Ist glaube ich noch nicht so lange her, dass das geändert wurde. Kannst also keine mehreren Karten mehr kombinieren. Auch Restguthaben wird so schwer zu verbrauchen.

EDIT: Hier ist der Beitrag darüber http://extreme.pcgameshardware.de/user-news/247691-paysafecard-nutzlos.html


----------



## Robonator (17. Dezember 2012)

Evtl. findste hier was 
GameKeyFinder.de HOT GAMES | Preisvergleich CD-Keys & Gamecards - key kaufen, Steam, Origin, download, günstig, billig


----------



## TheGamerzZ (17. Dezember 2012)

Robonator schrieb:


> Evtl. findste hier was
> GameKeyFinder.de HOT GAMES | Preisvergleich CD-Keys & Gamecards - key kaufen, Steam, Origin, download, günstig, billig


 
Da gibt es zwar Shops die das für 19,99 Anbieten, aber das PaySafeCard eine gebühr von 6,5% hat komme ich trotzdem immer knapp über 20€ -.-'

Edit: Kennt jemand vllt eine Zahlungsmöglichkeit wo man sich anmelden kann und dann sein Konto mit PaySafeCards aufladen kann? So wie bei Steam?


----------



## evolution (17. Dezember 2012)

Email schreiben und fragen, ob sies dir auch für 20€ verkaufen da du nur 2 20er Paysafecards hast.

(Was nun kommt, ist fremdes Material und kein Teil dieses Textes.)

template <int DP, int KP, int TQ, bool EXACT_D, typename... Per>
__global__ __launch_bounds__(kWave * kWavesPerGroup, 3) void knn_kernel(const KnnArgs a, Per... per_arg)
{
    constexpr bool PER = pack_has<RadPeriod, Per...>, XY = pack_has<KnnQuerySet, Per...>;
    static_assert(!PER || TQ == 2, "the periodic sweep is the packed two-query form (D <= 8)");
    const RadPeriod per = rad_periods(per_arg...);
    __shared__ KnnShared<DP, TQ> sh_all[kWavesPerGroup];
    const int wv_ = __builtin_amdgcn_readfirstlane(threadIdx.x >> 6);
    KnnShared<DP, TQ> &sh = sh_all[wv_];
    int first_group = 0;
    if constexpr (DP == 32 && !XY) {
        if (a.qlist) {
            if (a.any && *a.any == 0) return;
            if ((int)blockIdx.x < a.requery_groups) {
                constexpr int kFloats = (int)((sizeof(sh_all) - 64) / sizeof(float));
                knn_requery_body(a, reinterpret_cast<float *>(sh_all), kFloats,
                                 reinterpret_cast<unsigned long long *>(reinterpret_cast<char *>(sh_all) + sizeof(sh_all) - 64),
                                 (int)blockIdx.x, a.requery_groups);
                return;
            }
            first_group = a.requery_groups;
        }
    }
    const int item = ((int)blockIdx.x - first_group) * kWavesPerGroup + wv_;
    const int lane = threadIdx.x & 63;
#ifdef DMET_KNN_STAMP
    if (lane == 0 && item < (1 << 16)) {
        g_knn_stamps[item][0] = __builtin_amdgcn_s_memrealtime();
        unsigned hwid, xcc;
        asm volatile("s_getreg_b32 %0, hwreg(HW_REG_HW_ID)" : "=s"(hwid));
        asm volatile("s_getreg_b32 %0, hwreg(HW_REG_XCC_ID)" : "=s"(xcc));
        g_knn_stamps[item][2] = hwid;
        g_knn_stamps[item][3] = xcc;
        g_knn_stamps[item][1] = 0;
    }
#endif
    const float *__restrict__ x = a.x;
    const int64_t *__restrict__ ptr = a.ptr;
    const KnnQuerySet qs = query_set(a.x, a.ptr, per_arg...);
    const float *__restrict__ qx = qs.qx;
    const int64_t *__restrict__ qptr = qs.qptr;
    const int D = a.D;
    constexpr int QT = kWave * TQ;

    const int n_full = a.plan->n_full, split = a.plan->split, total = a.plan->total_tiles;
    int tile = item, sub = 0, nsub = 1;
    if (item >= n_full && !a.flags) {
        const int r = item - n_full;
        tile = n_full + r / split;
        sub = r % split;
        nsub = split;
    }
    if (tile >= total) return;
    if (a.any && *a.any == 0) return;
    if (a.flags && a.flags[tile] < a.flag_min) return;
    const int pos = find_tile_event(a.tile_ptr, a.B, tile);
    const int ev = a.order[pos];
    const int ev_lo = (int)qptr[ev], ev_hi = (int)qptr[ev + 1];
    const int q_first = ev_lo + (tile - a.tile_ptr[pos]) * QT;

    int clo = XY ? (int)ptr[ev] : ev_lo, chi = XY ? (int)ptr[ev + 1] : ev_hi;
    if (nsub > 1) {
        const int chunk = (((chi - clo) + nsub - 1) / nsub + 1) & ~1;
        clo = min(chi, clo + sub * chunk);
        chi = min(chi, clo + chunk);
    }

    int qi[TQ];
    bool valid[TQ];
    float tau[TQ];
    int cnt[TQ];
    float *ld[TQ];
    int32_t *lj[TQ];
    f2 q2[(TQ == 2) ? DP : 1];
    float q1[(TQ == 1) ? DP : 1];
#pragma unroll
    for (int t = 0; t < TQ; ++t) {
        qi[t] = q_first + t * kWave + lane;
// ... 78 lines not shown
                    df = v.z - q1[4 * c4 + 2]; accA = __builtin_fmaf(df, df, accA);
                    df = w.z - q1[4 * c4 + 2]; accB = __builtin_fmaf(df, df, accB);
                    df = v.w - q1[4 * c4 + 3]; accA = __builtin_fmaf(df, df, accA);
                    df = w.w - q1[4 * c4 + 3]; accB = __builtin_fmaf(df, df, accB);
                }
                dA[0] = accA; dB[0] = accB;
            }
#pragma unroll
            for (int t = 0; t < TQ; ++t) {
#pragma unroll
                for (int u = 0; u < 2; ++u) {
                    const float dj = u ? dB[t] : dA[t];
                    bool pass = dj < tau[t];
#ifdef DMET_KNN_NOSELECT
                    pass = pass && (dj < -1.0f);
#endif
                    if (pass) {
                        sh.queue[t][cnt[t]][lane] = make_uint2(__float_as_uint(dj), (unsigned)(c0 + cc + u));
                        cnt[t]++;
                    }
                }
                if (__any(cnt[t] > kQMax - 2)) {
                    tau[t] = drain_queue<KP>(sh.queue[t], lane, cnt[t], (fresh >> t) & 1u, valid[t], ld[t], lj[t]);
                    if (!valid[t]) tau[t] = -1.0f;
                    cnt[t] = 0;
                    fresh &= ~(1u << t);
                }
            }
        }
    }
#ifdef DMET_KNN_STAMP
    if (lane == 0 && item < (1 << 16)) g_knn_stamps[item][1] = __builtin_amdgcn_s_memrealtime();
#endif
#pragma unroll
    for (int t = 0; t < TQ; ++t) {
        (void)drain_queue<KP>(sh.queue[t], lane, cnt[t], (fresh >> t) & 1u, valid[t], ld[t], lj[t]);
        if (valid[t] && nsub == 1) {
            const int64_t qq = qi[t];
            if (a.k == KP) {
#pragma unroll
                for (int p = 0; p < KP; p += 4) {
                    *reinterpret_cast<float4 *>(a.dist + qq * KP + p) = *reinterpret_cast<const float4 *>(ld[t] + p);
                    *reinterpret_cast<int4 *>(a.nbr + qq * KP + p) = *reinterpret_cast<const int4 *>(lj[t] + p);
                }
            } else {
                for (int p = 0; p < a.k; ++p) {
                    a.dist[qq * a.k + p] = ld[t][p];
                    a.nbr[qq * a.k + p] = lj[t][p];
                }
            }
            if (a.nbr16)
                for (int p = 0; p < a.k; ++p) a.nbr16[qq * a.k + p] = local_id16(lj[t][p], ev_lo);
        }
    }
}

Sind auch nur Menschen und keine Roboter, ich bekomm praktisch fast immer Rabatt, egal wo und was ich kaufe. Man muss nur fragen ...

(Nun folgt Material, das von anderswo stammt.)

@@ -741,15 +793,15 @@
         p.zero = zero_page_for(dev);
         const dim3 g3((p.N + BN - 1) / BN, (unsigned)((long)p.M / 256));
         const size_t sh4 = (size_t)(CH64_HALO_PIX * 64 + 2 * BN * G2_BK) * 2;
+        typedef void (*halo64_fn)(GemmP);
+        static const halo64_fn fn4[2][2][2] = {{{conv3_halo64_kernel<0, 0, 0>, conv3_halo64_kernel<0, 1, 0>}, {conv3_halo64_kernel<1, 0, 0>, conv3_halo64_kernel<1, 1, 0>}},
+                                               {{conv3_halo64_kernel<0, 0, 1>, conv3_halo64_kernel<0, 1, 1>}, {conv3_halo64_kernel<1, 0, 1>, conv3_halo64_kernel<1, 1, 1>}}};
         if (!attr4[dev]) {
-            (void)hipFuncSetAttribute((const void*)conv3_halo64_kernel<0, 0>, hipFuncAttributeMaxDynamicSharedMemorySize, (int)sh4);
-            (void)hipFuncSetAttribute((const void*)conv3_halo64_kernel<1, 0>, hipFuncAttributeMaxDynamicSharedMemorySize, (int)sh4);
-            (void)hipFuncSetAttribute((const void*)conv3_halo64_kernel<0, 1>, hipFuncAttributeMaxDynamicSharedMemorySize, (int)sh4);
-            (void)hipFuncSetAttribute((const void*)conv3_halo64_kernel<1, 1>, hipFuncAttributeMaxDynamicSharedMemorySize, (int)sh4);
+            for (int i = 0; i < 8; ++i) (void)hipFuncSetAttribute((const void*)fn4[i >> 2][(i >> 1) & 1][i & 1], hipFuncAttributeMaxDynamicSharedMemorySize, (int)sh4);
             attr4[dev] = true;
         }
-        if (p.ups == 0) { if (p.gn_part) hipLaunchKernelGGL((conv3_halo64_kernel<0, 1>), g3, dim3(512), sh4, st, p); else hipLaunchKernelGGL((conv3_halo64_kernel<0, 0>), g3, dim3(512), sh4, st, p); }
-        else { if (p.gn_part) hipLaunchKernelGGL((conv3_halo64_kernel<1, 1>), g3, dim3(512), sh4, st, p); else hipLaunchKernelGGL((conv3_halo64_kernel<1, 0>), g3, dim3(512), sh4, st, p); }
+        const int v1 = CAR_KNOB("CAR_CONV_TAPLOOP_V1") != nullptr;
+        hipLaunchKernelGGL(fn4[v1][p.ups][p.gn_part != nullptr], g3, dim3(512), sh4, st, p);
         return 0;
     }
     case CAR_ROUTE_HALO128: {
diff --git a/experiments/conv_pipe_check.hip b/experiments/conv_pipe_check.hip
--- /dev/null
+++ b/experiments/conv_pipe_check.hip
@@ -0,0 +1,186 @@
+#ifndef CAR_DEV_KNOBS
+#error "conv_pipe_check needs -DCAR_DEV_KNOBS: without it CAR_KNOB() is a null constant, CAR_CONV_TAPLOOP_V1 selects nothing and the new loop would be compared with itself"
+#endif
+#include "../controlar_amd/csrc/gemm.hip"
+#include "../controlar_amd/csrc/gemm_split.hip"
+#include "../controlar_amd/csrc/ops.hip"
+
+#include <cmath>
+#include <cstdio>
+#include <cstdlib>
+#include <cstring>
+#include <vector>
+
+extern "C" { int g_car_knob_hits = 0; }
+
+#define CK(x) do { hipError_t e_ = (x); if (e_ != hipSuccess) { printf("HIP error %s at %s:%d\n", hipGetErrorString(e_), __FILE__, __LINE__); exit(2); } } while (0)
+static const char* const SWITCH = "CAR_CONV_TAPLOOP_V1";
+static const size_t GUARD = 512;
+static int g_fail = 0;
+
+static unsigned hsh(unsigned a, unsigned b, unsigned seed) {
+    unsigned x = a * 2654435761u + b * 0x85ebca6bu + seed * 0x9e3779b9u; x ^= x >> 15; x *= 2246822519u; x ^= x >> 13; x *= 3266489917u; x ^= x >> 16; return x;
+}
+static bf16_t rnd_bf16(unsigned i, unsigned seed, unsigned expo) { const unsigned x = hsh(i, 0u, seed); return (bf16_t)((x & 0x807fu) | ((((x >> 7) & 3u) + expo) << 7)); }
+
+struct Case { const char* name; int B, Ho, Wo, Cin, Cout, ups; bool bias, resid, gn; };
+
+struct Bufs {
+    bf16_t *x = nullptr, *w = nullptr, *bias = nullptr, *r = nullptr, *y = nullptr; float* part = nullptr;
+    size_t nin = 0, nw = 0, nout = 0, npart = 0;
+};
+static void alloc(const Case& c, Bufs& d) {
+    const int Hin = c.Ho >> c.ups, Win = c.Wo >> c.ups;
+    d.nin = (size_t)c.B * Hin * Win * c.Cin; d.nw = (size_t)c.Cout * 9 * c.Cin; d.nout = (size_t)c.B * c.Ho * c.Wo * c.Cout;
+    d.npart = (size_t)c.B * (c.Ho / 16) * (c.Wo / 16) * 2 * c.Cout;
+    CK(hipMalloc(&d.x, d.nin * 2)); CK(hipMalloc(&d.w, d.nw * 2)); CK(hipMalloc(&d.bias, (size_t)c.Cout * 2)); CK(hipMalloc(&d.r, d.nout * 2));
+    CK(hipMalloc(&d.y, (d.nout + 2 * GUARD) * 2)); CK(hipMalloc(&d.part, (d.npart + 2 * GUARD) * 4));
+}
+static void release(Bufs& d) { for (void* q : {(void*)d.x, (void*)d.w, (void*)d.bias, (void*)d.r, (void*)d.y, (void*)d.part}) CK(hipFree(q)); }
+static void up(bf16_t* dst, const std::vector<bf16_t>& h) { CK(hipMemcpy(dst, h.data(), h.size() * 2, hipMemcpyHostToDevice)); }
+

Wenn ich mir ausrechne, was ich mir an Geld dadurch schon erspart habe


----------



## Blacky1212 (17. Dezember 2012)

Hmmm
Habe gerade geguckt Blizzard unterstützt es leider auch nicht.
WoW Key / Gamecard - WoW Gold, World of Warcraft Gold kaufen, WoW Powerleveling - MMOGA schaue mal dort.


----------



## TheGamerzZ (17. Dezember 2012)

evolution schrieb:


> Email schreiben und fragen, ob sies dir auch für 20€ verkaufen da du nur 2 20er Paysafecards hast.
> 
> Sind auch nur Menschen und keine Roboter, ich bekomm praktisch fast immer Rabatt, egal wo und was ich kaufe. Man muss nur fragen ...
> 
> Wenn ich mir ausrechne, was ich mir an Geld dadurch schon erspart habe


 
Hab gerade bei RandyRun angerufen, die meinten deren Programmierer Arbeiten an einer Möglichkeit so wie bei Steam ein Konto bei RandyRun mit PaySafeCards aufladen zu können. Wann das genau kommt können die mir aber auch nicht sagen. Ich guck mal was bei elitepvpers - play less, get more so abgeht, da gibt's ja Tauschbörsen 

Edit: Hab jetzt den Key, ein Handel mit einem User aus ElitePvPers gegen eine 20€ PSC. Trotzdem Danke!


----------